● **PROBLEM TO WORK ON**: Use the entries below and reproduce exactly the lines from the one containing "p->info.h2d_bytes = static_cast<int64_t>(sh.plan_bytes" down to the one containing "p->d_chunks.end = reinterpret_cast<int32_t*>(d", both of them included.

Stored dataset items
——

int plan_job(frc_job* j, const frc_tree_t* tree, bool neg_len) {
  Shared& sh = j->sh;
  frc_ctx* c = j->ctx;
  const int n_parts = sh.n_parts;
  const bool fast_uw = !sh.exact && !sh.weighted;
  sh.fused_embed = !sh.knobs.embed_levels;
  sh.exchange = Shared::kNone;
  if (!sh.exact) {
    if (n_parts > 1 && c->peer_ok && sh.knobs.shard != 0 && (sh.weighted || sh.fused_embed)) sh.exchange = Shared::kInProcess;
    if (n_parts == 1 && sh.world > 1 && (sh.opts.flags & FRC_FLAG_SHARD_EMBED)) {
      if (!c->comm || comm_world(c->comm) != sh.world || comm_rank(c->comm) != sh.rank0)
        return fail(j, FRC_ERR_STATE, "FRC_FLAG_SHARD_EMBED needs a context whose communicator "
                                      "(frc_ctx_comm_init) matches opts->rank / opts->world");
      if (fast_uw && !sh.fused_embed) return fail(j, FRC_ERR_UNSUPPORTED, "FRC_EMBED_LEVELS=1 cannot build a sample shard");
      sh.exchange = Shared::kNccl;
    }
  }
  const int owners = sh.n_parts > 1 ? sh.n_parts : sh.world;
  ShardPlan::Mode mode = sh.exchange == Shared::kNone ? ShardPlan::kWhole : ShardPlan::kSharded;
  if (sh.exchange == Shared::kInProcess && sh.weighted && sh.knobs.capacity != 0 && sh.N >= 2) {
    bool want = sh.knobs.capacity == 1;
    if (!want) {
      const double panels = (sh.keyed ? 8.0 : 4.0) * static_cast<double>(round_up(sh.B, kKBlock)) * static_cast<double>(plan_shards(sh.N, n_parts, ShardPlan::kCapacity).np);
      if (panels > 24.0 * (1 << 30)) {
        size_t free_b = 0, total_b = 0;
        cudaSetDevice(c->devs[0]->device);
        if (cudaMemGetInfo(&free_b, &total_b) == cudaSuccess && panels > 0.55 * static_cast<double>(free_b)) want = true;
        cudaGetLastError();
      }
    }
    if (want && sh.keyed)
      return fail(j, FRC_ERR_UNSUPPORTED, "the key-matched tiles of -l as coded (FRC_FLAG_L_TILES) keep the value and key "
                                          "panels of all samples on every device; the capacity mode, which shards them "
                                          "over the devices when they exceed about half of one device's free HBM (or with "
                                          "FRC_CAPACITY=1), does not carry keys");
    sh.capacity = want;
    if (want) mode = ShardPlan::kCapacity;
  }
  sh.shards = plan_shards(sh.N, owners, mode);
  sh.np = sh.shards.np;
  sh.nw = static_cast<int32_t>(sh.np / 32);
  sh.kp = static_cast<int32_t>(round_up(sh.B, kKBlock));
  sh.prescale = !neg_len;
  if (fast_uw) {
    const bool want_i8 = sh.fused_embed && !neg_len && !(sh.opts.flags & FRC_FLAG_UW_BF16) && !sh.knobs.uw_bf16;
    sh.cols = plan_columns(tree->length, sh.B, want_i8, sh.knobs.group_binades, sh.knobs.u8_acc_f64, tc_chunk_kblocks());
    sh.kp = sh.cols.kp;
    sh.bits_feed = sh.cols.intacc && ((sh.opts.flags & FRC_FLAG_UW_BITS) != 0 || sh.knobs.feed_bits);
    if (sh.cols.intacc && !sh.bits_feed) {
      const double need = 3.0 * static_cast<double>(sh.np) * sh.kp;
      if (need > 32.0 * (1 << 30)) {
        size_t free_b = 0, total_b = 0;
        cudaSetDevice(c->devs[0]->device);
        if (cudaMemGetInfo(&free_b, &total_b) == cudaSuccess && need > 0.80 * static_cast<double>(free_b)) sh.bits_feed = true;
        cudaGetLastError();
      }
    }
  }
  sh.bands = sh.capacity ? make_bands_capacity(sh.N, sh.shards, sh.opts.band_rows, sh.d2h)
                         : make_bands(sh.N, sh.opts.band_rows, owners, sh.d2h, sh.knobs.bands_per_rank, 8);
  for (const Band& b : sh.bands)
    if (b.count >= (1LL << 32)) return fail(j, FRC_ERR_UNSUPPORTED, "band too large; lower band_rows");
  return FRC_OK;
}

int stage_plan(frc_job* j, const frc_tree_t* tree) {
  Shared& sh = j->sh;
  const ColumnPlan& cp = sh.cols;
  SegAlloc seg;
  sh.pl_q0 = seg(sh.kp); sh.pl_hi = seg(sizeof(uint16_t) * sh.kp); sh.pl_lo = seg(sizeof(uint16_t) * sh.kp);
  sh.pl_lenq = seg(sizeof(double) * sh.kp);
  sh.pl_order = seg(sizeof(int32_t) * cp.col_order.size()); sh.pl_cexp = seg(sizeof(int32_t) * cp.col_exp.size());
  sh.pl_lcol = seg(sizeof(double) * cp.len_col.size()); sh.pl_cend = seg(sizeof(int32_t) * cp.chunk_end.size());
  sh.pl_cscale = seg(sizeof(double) * cp.chunk_scale.size()); sh.pl_cshift = seg(sizeof(int32_t) * cp.chunk_shift.size());
  sh.plan_bytes = seg.total;
  cudaError_t e = cudaSuccess;
  sh.stage_plan = static_cast<char*>(j->ctx->pin.alloc(sh.plan_bytes, &e));
  if (!sh.stage_plan) return fail(j, FRC_ERR_OOM, std::string("pinned staging: ") + cudaGetErrorString(e));
  char* st = sh.stage_plan;
  if (!sh.exact && !sh.weighted && !cp.i8) {
    uint16_t* hi = reinterpret_cast<uint16_t*>(st + sh.pl_hi.off);
    uint16_t* lo = reinterpret_cast<uint16_t*>(st + sh.pl_lo.off);
    double* lq = reinterpret_cast<double*>(st + sh.pl_lenq.off);
    for (int32_t v = 0; v < sh.B; ++v) {
      const double l = tree->length[v];
      hi[v] = bf16_rn(static_cast<float>(l));
      const double res = l - static_cast<double>(bf16_to_float(hi[v]));
      lo[v] = (l == l && !std::isinf(l)) ? bf16_rn(static_cast<float>(res)) : 0;
      lq[v] = static_cast<double>(bf16_to_float(hi[v])) + static_cast<double>(bf16_to_float(lo[v]));
    }
    for (int32_t v = sh.B; v < sh.kp; ++v) { hi[v] = 0; lo[v] = 0; lq[v] = 0.0; }
  }
  auto put = [&](const Seg& s, const void* src) { if (s.bytes) memcpy(st + s.off, src, s.bytes); };
  put(sh.pl_order, cp.col_order.data()); put(sh.pl_cexp, cp.col_exp.data()); put(sh.pl_lcol, cp.len_col.data());
  put(sh.pl_cend, cp.chunk_end.data()); put(sh.pl_cscale, cp.chunk_scale.data()); put(sh.pl_cshift, cp.chunk_shift.data());
  return FRC_OK;
}

int prepare_part(Part* p) {
  const Shared& sh = *p->sh;
  DevCtx* dc = p->dc;
  frc_ctx* c = p->job->ctx;
  const int32_t B = sh.B;
  PART_CUDA(p, cudaSetDevice(dc->device));
  p->max_band = 1;
  for (size_t k = 0; k < sh.bands.size(); ++k)
    if (sh.bands[k].owner == p->owner) {
      p->mine.push_back(static_cast<int>(k));
      p->bands.push_back(sh.bands[k]);
      p->info.n_pairs_mine += sh.bands[k].count;
      p->max_band = std::max(p->max_band, sh.bands[k].count);
    }
  const bool fast_uw = !sh.exact && !sh.weighted;
  if (sh.capacity) {
    const std::vector<CapGroupPlan> groups =
        plan_capacity_groups(p->bands, sh.N, sh.shards.shard_rows, sh.shards.n_shards, p->tiles, p->band_group);
    for (const CapGroupPlan& gp : groups) {
      if (gp.count >= (1LL << 32)) return pfail(p, FRC_ERR_UNSUPPORTED, "capacity mode: a row shard holds 2^32 pairs or more");
      Part::CapGroup g;
      g.shard = gp.shard; g.first = gp.first; g.count = gp.count; g.tile_off = gp.tile_off; g.coff = gp.coff;
      p->cap.push_back(g);
    }
  } else if (!sh.exact) {
    for (Band& b : p->bands) append_band_tiles(b, fast_uw, p->tiles);
  }
  std::vector<uint8_t> need;
  if (fast_uw && sh.shards.ranges.size() > 1 && sh.fused_embed) need = operand_need_blocks(p->tiles, sh.np, true);
  const Range& own = sh.shards.ranges[p->owner][0];
  p->shard_w0 = static_cast<int32_t>(own.s0 / 32);
  p->shard_nw = static_cast<int32_t>((own.s1 - own.s0) / 32);
  p->csr_k0 = 0; p->csr_k1 = sh.nnz;
  if (sh.exchange != Shared::kNone && fast_uw && sh.N > 0) {
    const int64_t* rp = reinterpret_cast<const int64_t*>(sh.stage_in + sh.in_rowptr.off);
    p->csr_k0 = rp[std::min(sh.N, own.s0)]; p->csr_k1 = rp[std::min(sh.N, own.s1)];
  }
  SegAlloc seg;
  const Seg s_tiles = seg(sizeof(Tile) * p->tiles.size()), s_need = seg(need.size());
  char* st = pin_alloc<char>(p, seg.total);
  if (!st) return p->rc;
  char* d_small = dev_alloc<char>(p, seg.total);
  if (!d_small) return p->rc;
  if (!p->tiles.empty()) memcpy(st + s_tiles.off, p->tiles.data(), s_tiles.bytes);
  if (!need.empty()) memcpy(st + s_need.off, need.data(), s_need.bytes);
  if (!(p->d_plan = dev_alloc<char>(p, sh.plan_bytes))) return p->rc;
  if (!(p->d_in = dev_alloc<char>(p, sh.in_bytes))) return p->rc;
  for (cudaEvent_t* e : {&p->ev_h2d0, &p->ev_h2d1, &p->ev_embed0, &p->ev_embed1, &p->ev_run1})
    PART_CUDA(p, cudaEventCreate(e));
  for (cudaEvent_t* e : {&p->ev_join, &p->ev_bits, &p->ev_rsum, &p->ev_shard})
    PART_CUDA(p, cudaEventCreateWithFlags(e, cudaEventDisableTiming));
  cudaStream_t s0 = dc->stream[0];
  PART_CUDA(p, cudaEventRecord(p->ev_h2d0, s0));
  PART_CUDA(p, cudaMemcpyAsync(p->d_plan, sh.stage_plan, sh.plan_bytes, cudaMemcpyHostToDevice, s0));
  if (seg.total) PART_CUDA(p, cudaMemcpyAsync(d_small, st, seg.total, cudaMemcpyHostToDevice, s0));
  p->info.h2d_bytes = static_cast<int64_t>(sh.plan_bytes + seg.total);
  char* d = p->d_plan;
  char* di = p->d_in;
  p->dcsr.n_samples = sh.N; p->dcsr.nnz = sh.nnz;
  p->dcsr.row_ptr = reinterpret_cast<int64_t*>(di + sh.in_rowptr.off);
  p->dcsr.col = reinterpret_cast<int32_t*>(di + sh.in_col.off);
  p->dcsr.val = sh.need_val ? reinterpret_cast<double*>(di + sh.in_val.off) : nullptr;
  p->dtree.n_nodes = B; p->dtree.height = 0;
  p->dtree.parent = reinterpret_cast<int32_t*>(di + sh.in_parent.off);
  p->dtree.length = reinterpret_cast<double*>(di + sh.in_len.off);
  p->dtree.child_ptr = reinterpret_cast<int32_t*>(di + sh.in_cptr.off);
  p->dtree.child_idx = reinterpret_cast<int32_t*>(di + sh.in_cidx.off);
  p->dtree.level_nodes = reinterpret_cast<int32_t*>(di + sh.in_lvl.off);
  p->dtree.level_parent = reinterpret_cast<int32_t*>(di + sh.in_lpar.off);
  p->d_level_ptr = reinterpret_cast<int32_t*>(di + sh.in_lptr.off);
  p->d_lenf = reinterpret_cast<float*>(di + sh.in_lenf.off);
  p->d_post = sh.unsorted_l ? reinterpret_cast<int32_t*>(di + sh.in_post.off) : nullptr;
  p->d_mult = sh.node_mult ? reinterpret_cast<const double*>(di + sh.in_mult.off) : nullptr;
  p->d_q0 = d + sh.pl_q0.off;
  p->d_q1 = d + sh.pl_hi.off;
  p->d_q2 = d + sh.pl_lo.off;
  p->d_lenq = reinterpret_cast<double*>(d + sh.pl_lenq.off);
  p->d_order = reinterpret_cast<int32_t*>(d + sh.pl_order.off);
  p->d_col_exp = reinterpret_cast<int32_t*>(d + sh.pl_cexp.off);
  p->d_len_col = reinterpret_cast<double*>(d + sh.pl_lcol.off);
  p->d_chunks.end = reinterpret_cast<int32_t*>(d + sh.pl_cend.off);
  p->d_chunks.scale = reinterpret_cast<double*>(d + sh.pl_cscale.off);
  p->d_chunks.n = static_cast<int32_t>(sh.cols.chunk_end.size());
  p->d_chunks.shift = sh.cols.chunk_shift.empty() ? nullptr : reinterpret_cast<int32_t*>(d + sh.pl_cshift.off);
  p->d_chunks.biased = sh.cols.i8 && sh.cols.biased;
  p->d_tiles = reinterpret_cast<Tile*>(d_small + s_tiles.off);
  p->d_need = need.empty() ? nullptr : reinterpret_cast<uint8_t*>(d_small + s_need.off);

  const int chunks = weighted_scratch_chunks(B);
  const bool i8 = sh.cols.i8, intacc = sh.cols.intacc;
  if (sh.exact || sh.weighted) {
    const int64_t per = static_cast<int64_t>(p->shard_nw) * 32;
    p->ws_slab = sh.exact ? sh.np : std::min<int64_t>(per, std::max<int64_t>(kTile, (2LL << 30) / (8LL * B) / kTile * kTile));
    if (!sh.exact && sh.knobs.ws_slab > 0)
      p->ws_slab = std::min<int64_t>(per, round_up(sh.knobs.ws_slab, kTile));
    if (!(p->d_E = dev_alloc<double>(p, static_cast<size_t>(B) * p->ws_slab))) return p->rc;
    if (!(p->d_total = dev_alloc<double>(p, sh.np))) return p->rc;
    if (sh.unsorted_l && !(p->d_list_ptr = dev_alloc<int64_t>(p, sh.N + 2))) return p->rc;
    if (!sh.exact) {
      const size_t a_samples = sh.capacity ? static_cast<size_t>(2 * sh.shards.shard_rows) : static_cast<size_t>(sh.np);
      if (!(p->d_A = dev_alloc<float>(p, static_cast<size_t>(sh.kp) * a_samples))) return p->rc;
      if (sh.keyed && !(p->d_K = dev_alloc<int32_t>(p, static_cast<size_t>(sh.kp) * a_samples))) return p->rc;
      if (sh.capacity) {
        for (int k = 0; k < 2; ++k)
          if (!(p->d_V[k] = dev_alloc<float>(p, static_cast<size_t>(sh.kp) * sh.shards.shard_rows))) return p->rc;
        p->ev_fetch.assign(sh.shards.n_shards, nullptr);
        p->ev_used.assign(sh.shards.n_shards, nullptr);
        for (int k = 0; k < sh.shards.n_shards; ++k) {
          PART_CUDA(p, cudaEventCreateWithFlags(&p->ev_fetch[k], cudaEventDisableTiming));
          PART_CUDA(p, cudaEventCreateWithFlags(&p->ev_used[k], cudaEventDisableTiming));
        }
        unsigned long long* cnts = dev_alloc<unsigned long long>(p, p->cap.size() + 1);
        if (!cnts) return p->rc;
        for (size_t k = 0; k < p->cap.size(); ++k) {
          Part::CapGroup& cb = p->cap[k];
          const size_t cnt = static_cast<size_t>(cb.count);
          cb.cnt = cnts + k;
          if (!(cb.out = dev_alloc<float>(p, cnt))) return p->rc;
          if (!(cb.flagged = dev_alloc<uint32_t>(p, cnt))) return p->rc;
          if (!(cb.n_flagged_host = pin_alloc<unsigned long long>(p, 1))) return p->rc;
          *cb.n_flagged_host = 0;
          if (!(cb.ex.count = pin_alloc<unsigned long long>(p, 1))) return p->rc;
          if (!(cb.ex.index = pin_alloc<int64_t>(p, kMaxExceptions))) return p->rc;
          if (!(cb.ex.value = pin_alloc<double>(p, kMaxExceptions))) return p->rc;
          cb.ex.cap = kMaxExceptions;
          *cb.ex.count = 0;
          PART_CUDA(p, cudaEventCreateWithFlags(&cb.done, cudaEventDisableTiming));
        }
      }
      if (!(p->d_W = dev_alloc<double>(p, sh.np))) return p->rc;
      if (!(p->d_scratch = dev_alloc<double>(p, static_cast<size_t>(chunks) * sh.np))) return p->rc;
      if (!(p->d_flag_counts = dev_alloc<unsigned long long>(p, p->mine.size() + 1))) return p->rc;
      const size_t ws_words = static_cast<size_t>(kFixupCtas) * B * (sh.keyed ? 2 : 1);
      for (int k = 0; k < 2; ++k) {
        if (!(p->d_fix_ws[k] = dev_alloc<long long>(p, ws_words))) return p->rc;
        PART_CUDA(p, cudaMemsetAsync(p->d_fix_ws[k], 0, sizeof(long long) * ws_words, s0));
      }
    }
  } else {
    const size_t words = sh.fused_embed ? static_cast<size_t>(sh.kp) * sh.nw : static_cast<size_t>(B) * sh.nw;
    p->peer_push = sh.exchange == Shared::kNccl && !sh.bits_feed && sh.world <= 8 && sh.knobs.peer_push != 0;
    if (p->peer_push) {
      for (int k = 0; k < 2; ++k) {
        cudaError_t e = cudaSuccess;
        p->d_bits2[k] = static_cast<uint32_t*>(dc->sym.alloc(words * sizeof(uint32_t), &e));
        if (!p->d_bits2[k]) return pfail(p, FRC_ERR_OOM, std::string("symmetric heap: ") + cudaGetErrorString(e));
      }
      bool usable = true;
      if (sym_sync(p, &usable) != FRC_OK) return p->rc;
      if (!usable) p->peer_push = false;
    }
    if (p->peer_push) {
      for (int k = 0; k < 2; ++k) {
        size_t blk = 0;
        for (; blk < dc->sym.blocks.size(); ++blk) {
          char* base = dc->sym.blocks[blk].p;
          if (reinterpret_cast<char*>(p->d_bits2[k]) >= base &&
              reinterpret_cast<char*>(p->d_bits2[k]) < base + dc->sym.blocks[blk].cap) break;
        }
        const size_t off = reinterpret_cast<char*>(p->d_bits2[k]) - dc->sym.blocks[blk].p;
        p->peers[k].n = sh.world; p->peers[k].self = sh.rank0;
        for (int r = 0; r < sh.world; ++r) p->peers[k].p[r] = reinterpret_cast<uint32_t*>(c->sym_peer[blk][r] + off);
      }
      p->d_bits = p->d_bits2[0];
    } else if (!(p->d_bits = dev_alloc<uint32_t>(p, std::max<size_t>(words, 64)))) return p->rc;
    const size_t ns = sh.fused_embed ? static_cast<size_t>(presence_node_scratch_words(B, p->shard_nw)) : 0;
    if (ns && !(p->d_node_scratch = dev_alloc<uint32_t>(p, ns))) return p->rc;
    const size_t opsz = sh.bits_feed ? 256 : static_cast<size_t>(sh.np) * sh.kp * (i8 ? 1 : 2);
    if (!(p->d_P = dev_alloc<char>(p, opsz))) return p->rc;
    if (!(p->d_Bh = dev_alloc<char>(p, opsz))) return p->rc;
    if (!(p->d_Bl = dev_alloc<char>(p, opsz))) return p->rc;
    if (sh.bits_feed && !(p->d_bitsS = dev_alloc<uint32_t>(p, static_cast<size_t>(sh.np) * (sh.kp / 32)))) return p->rc;
    if (!(p->d_r = dev_alloc<double>(p, sh.np))) return p->rc;
    if (!(p->d_scratch = dev_alloc<double>(p, static_cast<size_t>(chunks) * sh.np))) return p->rc;
    if (!(p->d_flag_counts = dev_alloc<unsigned long long>(p, p->mine.size() + 1))) return p->rc;
    if (i8 && !(p->d_flag_u = dev_alloc<double>(p, 1))) return p->rc;
    if (i8 && !(p->d_qerr = dev_alloc<double>(p, sh.kp))) return p->rc;
    if (i8 && !(p->d_qam = dev_alloc<uint32_t>(p, sh.kp))) return p->rc;
    if (intacc && !(p->d_r_int = dev_alloc<long long>(p, sh.np))) return p->rc;
    std::string terr;
    if (sh.bits_feed) {
      p->tc = tc_operands_create_bits(p->d_bitsS, sh.np, sh.kp, static_cast<const uint8_t*>(p->d_q0),
                                      static_cast<const uint8_t*>(p->d_q1), static_cast<const uint8_t*>(p->d_q2),
                                      p->d_chunks, p->d_len_col, p->d_flag_u, p->d_r_int,
                                      std::ldexp(1.0, sh.cols.e_min), &terr);
    } else {
      p->tc = tc_operands_create(p->d_P, p->d_Bh, p->d_Bl, sh.np, sh.kp, i8, p->d_chunks, p->d_len_col, p->d_flag_u, &terr);
      if (p->tc && intacc) tc_operands_set_int(p->tc, p->d_r_int, std::ldexp(1.0, sh.cols.e_min));
    }
    if (!p->tc) return pfail(p, FRC_ERR_CUDA, terr);
    if (i8) {
      p->info.kernel_launches += launch_quantize_lengths(
          p->d_len_col, p->d_col_exp, sh.kp, static_cast<uint8_t*>(p->d_q0), static_cast<uint8_t*>(p->d_q1),
          static_cast<uint8_t*>(p->d_q2), p->d_qam, p->d_lenq, p->d_qerr, p->d_flag_u, s0);
      PART_CUDA(p, cudaGetLastError());
    }
  }
  {
    const int vb = sh.exact ? 8 : 4;
    const int64_t want = std::max<int64_t>(kMinSlots, std::min<int64_t>(kSlots, kSlotBytesBudget / (p->max_band * vb)));
    p->n_slots = static_cast<int>(std::min<int64_t>(want, std::max<int64_t>(2, static_cast<int64_t>(p->mine.size()) + 1)));
  }
  if (p->mine.empty()) p->n_slots = 0;
  for (int k = 0; k < p->n_slots; ++k) {
    Slot& sl = p->slots[k];
    if (sh.exact) {
      if (!(sl.dev64 = dev_alloc<double>(p, p->max_band))) return p->rc;
      if (sh.d2h && !(sl.host64 = pin_alloc<double>(p, p->max_band))) return p->rc;
    } else if (sh.capacity) {
      if (sh.d2h && !(sl.host32 = pin_alloc<float>(p, p->max_band))) return p->rc;
    } else {
      if (!(sl.dev32 = dev_alloc<float>(p, p->max_band))) return p->rc;
      if (sh.d2h && !(sl.host32 = pin_alloc<float>(p, p->max_band))) return p->rc;
      if (!(sl.flagged = dev_alloc<uint32_t>(p, p->max_band))) return p->rc;
      if (!(sl.n_flagged_host = pin_alloc<unsigned long long>(p, 1))) return p->rc;
      *sl.n_flagged_host = 0;
      if (!(sl.ex.count = pin_alloc<unsigned long long>(p, 1))) return p->rc;
      if (!(sl.ex.index = pin_alloc<int64_t>(p, kMaxExceptions))) return p->rc;
      if (!(sl.ex.value = pin_alloc<double>(p, kMaxExceptions))) return p->rc;
      sl.ex.cap = kMaxExceptions;
      *sl.ex.count = 0;
    }
    for (cudaEvent_t* e : {&sl.k0, &sl.k1, &sl.k2, &sl.done}) PART_CUDA(p, cudaEventCreate(e));
  }
  return FRC_OK;
}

——

● **TASK RESULT**:
  p->info.h2d_bytes = static_cast<int64_t>(sh.plan_bytes + seg.total);
  char* d = p->d_plan;
  char* di = p->d_in;
  p->dcsr.n_samples = sh.N; p->dcsr.nnz = sh.nnz;
  p->dcsr.row_ptr = reinterpret_cast<int64_t*>(di + sh.in_rowptr.off);
  p->dcsr.col = reinterpret_cast<int32_t*>(di + sh.in_col.off);
  p->dcsr.val = sh.need_val ? reinterpret_cast<double*>(di + sh.in_val.off) : nullptr;
  p->dtree.n_nodes = B; p->dtree.height = 0;
  p->dtree.parent = reinterpret_cast<int32_t*>(di + sh.in_parent.off);
  p->dtree.length = reinterpret_cast<double*>(di + sh.in_len.off);
  p->dtree.child_ptr = reinterpret_cast<int32_t*>(di + sh.in_cptr.off);
  p->dtree.child_idx = reinterpret_cast<int32_t*>(di + sh.in_cidx.off);
  p->dtree.level_nodes = reinterpret_cast<int32_t*>(di + sh.in_lvl.off);
  p->dtree.level_parent = reinterpret_cast<int32_t*>(di + sh.in_lpar.off);
  p->d_level_ptr = reinterpret_cast<int32_t*>(di + sh.in_lptr.off);
  p->d_lenf = reinterpret_cast<float*>(di + sh.in_lenf.off);
  p->d_post = sh.unsorted_l ? reinterpret_cast<int32_t*>(di + sh.in_post.off) : nullptr;
  p->d_mult = sh.node_mult ? reinterpret_cast<const double*>(di + sh.in_mult.off) : nullptr;
  p->d_q0 = d + sh.pl_q0.off;
  p->d_q1 = d + sh.pl_hi.off;
  p->d_q2 = d + sh.pl_lo.off;
  p->d_lenq = reinterpret_cast<double*>(d + sh.pl_lenq.off);
  p->d_order = reinterpret_cast<int32_t*>(d + sh.pl_order.off);
  p->d_col_exp = reinterpret_cast<int32_t*>(d + sh.pl_cexp.off);
  p->d_len_col = reinterpret_cast<double*>(d + sh.pl_lcol.off);
  p->d_chunks.end = reinterpret_cast<int32_t*>(d + sh.pl_cend.off);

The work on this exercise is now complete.